- [Your instructions]:
What do the lines say from the start of the entries through the one containing "double* C = Gs"? Repeat them exactly.

- [Data for analysis]:
#pragma unroll
    for (int q = 0; q < 5; ++q)
        if (q < g_cnt) {
            double* T = Gs + ch_tile(g_ti[q], g_tj[q]);
#pragma unroll
            for (int i = 0; i < 4; ++i) T[ch_el(4 * i + lq, lr)] = acc[q][i];
        }
#pragma unroll
    for (int p = 0; p < 2; ++p) {
        const int e = tid + CH_NT * p;
        if (wide) {
            const int i = e / CH_RHS, o = e % CH_RHS;
            double v = 0.0;
            if (i < n && o < nrhs) {
                const double sc = sp.t_scale ? sp.t_scale[(size_t)g * nrhs + o] : 1.0;
                const double sh = sp.t_shift ? sp.t_shift[(size_t)g * nrhs + o] : 0.0;
                v = Dg[(size_t)i * nrhs + o] * sc + sh;
            }
            Bs[e] = v;
        } else {
            const int o = e / CH_NP, i = e % CH_NP;
            Bs[i * CH_RHS + o] = (o < nrhs && i < n) ? atb[p] : 0.0;
        }
    }
    __syncthreads();

    int bad = 0;
    const int nblk = (sp.skip & 2) ? 1 : ntile;
    double piv_tol = 0.0;
    if (wv == 0) {
        double dmax = 0.0;
        for (int i = lane; i < n; i += 64) dmax = fmax(dmax, Gs[ch_tile(i >> 4, i >> 4) + ch_el(i & 15, i & 15)]);
#pragma unroll
        for (int off = 32; off > 0; off >>= 1) dmax = fmax(dmax, __shfl_xor(dmax, off));
        piv_tol = dmax * 1e-14;
    }
    for (int kb = -1; kb < nblk; ++kb) {
        if (kb >= 0) {
            const int rt = kb + 1 + wv;
            if (rt < ntile) {
                const double* Li = Gs + ch_tile(kb, kb);

                double* T = Gs + ch_tile(rt, kb);
                f64x4 c = {0.0, 0.0, 0.0, 0.0};
#pragma unroll
                for (int k0 = 0; k0 < 16; k0 += 4)
                    c = __builtin_amdgcn_mfma_f64_16x16x4f64(T[ch_el(lr, k0 + lq)], Li[ch_el(lr, k0 + lq)], c, 0, 0, 0);
#pragma unroll
                for (int i = 0; i < 4; ++i) T[ch_el(4 * i + lq, lr)] = c[i];
            }
        }
        if (kb >= 0) {
            __syncthreads();
            const int mt = ntile - kb - 1, cnt = mt * (mt + 1) / 2;
            for (int t = wv; t < cnt; t += (wv == 0 ? cnt : CH_NW - 1)) {
                int di = 0;
                while ((di + 1) * (di + 2) / 2 <= t) ++di;
                const int ti = kb + 1 + di, tj = kb + 1 + t - di * (di + 1) / 2;
                double* C = Gs + ch_tile(ti, tj);
                const double* La = Gs + ch_tile(ti, kb);
                const double* Lb = Gs + ch_tile(tj, kb);
                f64x4 c;
#pragma unroll
                for (int i = 0; i < 4; ++i) c[i] = C[ch_el(4 * i + lq, lr)];
#pragma unroll
                for (int k0 = 0; k0 < 16; k0 += 4)
                    c = __builtin_amdgcn_mfma_f64_16x16x4f64(-La[ch_el(lr, k0 + lq)], Lb[ch_el(lr, k0 + lq)], c, 0, 0, 0);
#pragma unroll
                for (int i = 0; i < 4; ++i) C[ch_el(4 * i + lq, lr)] = c[i];
            }
        }
        if (wv == 0 && kb + 1 < nblk) bad |= ch_factor_diag(Gs + ch_tile(kb + 1, kb + 1), 16 * (kb + 1), n, piv_tol, lane);
        __syncthreads();
    }

    if (!(sp.skip & 4)) {
        const bool bl = lr < CH_RHS;
        f64x4 keep = {0.0, 0.0, 0.0, 0.0};
        int keep_t = -1;
        auto rhs_tile = [&](int I) -> f64x4 {
            f64x4 v;
#pragma unroll
            for (int i = 0; i < 4; ++i) v[i] = bl ? Bs[(16 * I + 4 * i + lq) * CH_RHS + lr] : 0.0;
            return v;
        };
        auto put_tile = [&](int I, const f64x4& v) {
            if (bl) {
#pragma unroll
                for (int i = 0; i < 4; ++i) Bs[(16 * I + 4 * i + lq) * CH_RHS + lr] = v[i];
            }
        };
        auto flush = [&]() {
            if (wv == CH_NW - 1 && keep_t >= 0) put_tile(keep_t, keep);
            keep_t = -1;
        };
        for (int I = 0; I < ntile; ++I) {
            flush();
            const int J = I + 1 + wv;
            const bool upd = J < ntile;
            if (upd || wv == CH_NW - 1) {
                const double* Li = Gs + ch_tile(I, I);
                const f64x4 b = rhs_tile(I);
                f64x4 z = {0.0, 0.0, 0.0, 0.0};
#pragma unroll
                for (int s = 0; s < 4; ++s)
                    z = __builtin_amdgcn_mfma_f64_16x16x4f64(Li[ch_el(lr, 4 * s + lq)], b[s], z, 0, 0, 0);
                if (upd) {
                    const double* L = Gs + ch_tile(J, I);
                    f64x4 c = rhs_tile(J);
#pragma unroll
                    for (int s = 0; s < 4; ++s)
                        c = __builtin_amdgcn_mfma_f64_16x16x4f64(-L[ch_el(lr, 4 * s + lq)], z[s], c, 0, 0, 0);
                    put_tile(J, c);
                } else {
                    keep = z;
                    keep_t = I;
                }
            }
            __syncthreads();
        }
        flush();
        __syncthreads();
        for (int I = ntile - 1; I >= 0; --I) {
            flush();
            const int J = wv;
            const bool upd = J < I;
            if (upd || wv == CH_NW - 1) {
                const double* Li = Gs + ch_tile(I, I);
                const f64x4 zi = rhs_tile(I);
                f64x4 x = {0.0, 0.0, 0.0, 0.0};
#pragma unroll
                for (int s = 0; s < 4; ++s)
                    x = __builtin_amdgcn_mfma_f64_16x16x4f64(Li[ch_el(4 * s + lq, lr)], zi[s], x, 0, 0, 0);
                if (upd) {
                    const double* L = Gs + ch_tile(I, J);
                    f64x4 c = rhs_tile(J);
#pragma unroll
                    for (int s = 0; s < 4; ++s)
                        c = __builtin_amdgcn_mfma_f64_16x16x4f64(-L[ch_el(4 * s + lq, lr)], x[s], c, 0, 0, 0);
                    put_tile(J, c);
                } else {
                    keep = x;
                    keep_t = I;
                }
            }
            __syncthreads();
        }
        flush();
        __syncthreads();
    }

    if constexpr (wide) {
        constexpr int CPT = 16 / sizeof(TE);
        const int nunit = cols / CPT;
        int parts = nunit > 0 ? CH_NT / nunit : 0;
        parts = parts > 3 ? 3 : parts;
        if (sp.vec && cols % CPT == 0 && parts > 0 && (parts - 1) * CH_RHS * cols <= CH_TILES * 256 && !(sp.skip & 8)) {
            double* part = Gs;
            const int pt = tid / nunit, un = tid - pt * nunit;
            double w[CPT][CH_RHS];
#pragma unroll
            for (int c = 0; c < CPT; ++c)
#pragma unroll
                for (int o = 0; o < CH_RHS; ++o) w[c][o] = 0.0;
            if (pt < parts) {
                const int per = (n + parts - 1) / parts;
                const int i0 = pt * per, i1 = (i0 + per < n) ? i0 + per : n;
                const TE* ac = A + (size_t)CPT * un;
#pragma unroll 4
                for (int i = i0; i < i1; ++i) {
                    TE a[CPT];
                    if constexpr (CPT == 4) {
                        ch_load4(ac + (size_t)i * cols, a);
                    } else {
                        const double2 ad = *reinterpret_cast<const double2*>(ac + (size_t)i * cols);
                        a[0] = ad.x; a[1] = ad.y;
                    }
#pragma unroll
                    for (int o = 0; o < CH_RHS; ++o)
                        if (o < nrhs) {
                            const double al = Bs[i * CH_RHS + o];
#pragma unroll
                            for (int c = 0; c < CPT; ++c) w[c][o] = fma((double)a[c], al, w[c][o]);
                        }
                }
                if (pt > 0) {
#pragma unroll
                    for (int o = 0; o < CH_RHS; ++o)
                        if (o < nrhs) {
#pragma unroll
                            for (int c = 0; c < CPT; ++c) part[((pt - 1) * CH_RHS + o) * cols + CPT * un + c] = w[c][o];
                        }
                }
            }
            __syncthreads();
            if (pt == 0) {
#pragma unroll
                for (int o = 0; o < CH_RHS; ++o)
                    if (o < nrhs) {
#pragma unroll
                        for (int c = 0; c < CPT; ++c) {
                            double v = w[c][o];
                            for (int q = 1; q < parts; ++q) v += part[((q - 1) * CH_RHS + o) * cols + CPT * un + c];
                            sp.W_out[((size_t)g * nrhs + o) * cols + CPT * un + c] = v;
                        }
                    }
            }
        } else {
            for (int c = tid; c < ((sp.skip & 8) ? 0 : cols); c += CH_NT) {
                double w[CH_RHS];
#pragma unroll
                for (int o = 0; o < CH_RHS; ++o) w[o] = 0.0;
#pragma unroll 8
                for (int i = 0; i < n; ++i) {
                    const double a = (double)A[(size_t)i * cols + c];
#pragma unroll
                    for (int o = 0; o < CH_RHS; ++o)
                        if (o < nrhs) w[o] = fma(a, Bs[i * CH_RHS + o], w[o]);
                }
#pragma unroll
                for (int o = 0; o < CH_RHS; ++o)
                    if (o < nrhs) sp.W_out[((size_t)g * nrhs + o) * cols + c] = w[o];
            }
        }
    } else {
        for (int e = tid; e < nrhs * cols; e += CH_NT) {
            const int o = e / cols, c = e % cols;
            sp.W_out[((size_t)g * nrhs + o) * cols + c] = Bs[c * CH_RHS + o];
        }
    }
    if (tid == 0) sp.status[g] = bad;
}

- [Output below]:
#pragma unroll
    for (int q = 0; q < 5; ++q)
        if (q < g_cnt) {
            double* T = Gs + ch_tile(g_ti[q], g_tj[q]);
#pragma unroll
            for (int i = 0; i < 4; ++i) T[ch_el(4 * i + lq, lr)] = acc[q][i];
        }
#pragma unroll
    for (int p = 0; p < 2; ++p) {
        const int e = tid + CH_NT * p;
        if (wide) {
            const int i = e / CH_RHS, o = e % CH_RHS;
            double v = 0.0;
            if (i < n && o < nrhs) {
                const double sc = sp.t_scale ? sp.t_scale[(size_t)g * nrhs + o] : 1.0;
                const double sh = sp.t_shift ? sp.t_shift[(size_t)g * nrhs + o] : 0.0;
                v = Dg[(size_t)i * nrhs + o] * sc + sh;
            }
            Bs[e] = v;
        } else {
            const int o = e / CH_NP, i = e % CH_NP;
            Bs[i * CH_RHS + o] = (o < nrhs && i < n) ? atb[p] : 0.0;
        }
    }
    __syncthreads();

    int bad = 0;
    const int nblk = (sp.skip & 2) ? 1 : ntile;
    double piv_tol = 0.0;
    if (wv == 0) {
        double dmax = 0.0;
        for (int i = lane; i < n; i += 64) dmax = fmax(dmax, Gs[ch_tile(i >> 4, i >> 4) + ch_el(i & 15, i & 15)]);
#pragma unroll
        for (int off = 32; off > 0; off >>= 1) dmax = fmax(dmax, __shfl_xor(dmax, off));
        piv_tol = dmax * 1e-14;
    }
    for (int kb = -1; kb < nblk; ++kb) {
        if (kb >= 0) {
            const int rt = kb + 1 + wv;
            if (rt < ntile) {
                const double* Li = Gs + ch_tile(kb, kb);

                double* T = Gs + ch_tile(rt, kb);
                f64x4 c = {0.0, 0.0, 0.0, 0.0};
#pragma unroll
                for (int k0 = 0; k0 < 16; k0 += 4)
                    c = __builtin_amdgcn_mfma_f64_16x16x4f64(T[ch_el(lr, k0 + lq)], Li[ch_el(lr, k0 + lq)], c, 0, 0, 0);
#pragma unroll
                for (int i = 0; i < 4; ++i) T[ch_el(4 * i + lq, lr)] = c[i];
            }
        }
        if (kb >= 0) {
            __syncthreads();
            const int mt = ntile - kb - 1, cnt = mt * (mt + 1) / 2;
            for (int t = wv; t < cnt; t += (wv == 0 ? cnt : CH_NW - 1)) {
                int di = 0;
                while ((di + 1) * (di + 2) / 2 <= t) ++di;
                const int ti = kb + 1 + di, tj = kb + 1 + t - di * (di + 1) / 2;
                double* C = Gs + ch_tile(ti, tj);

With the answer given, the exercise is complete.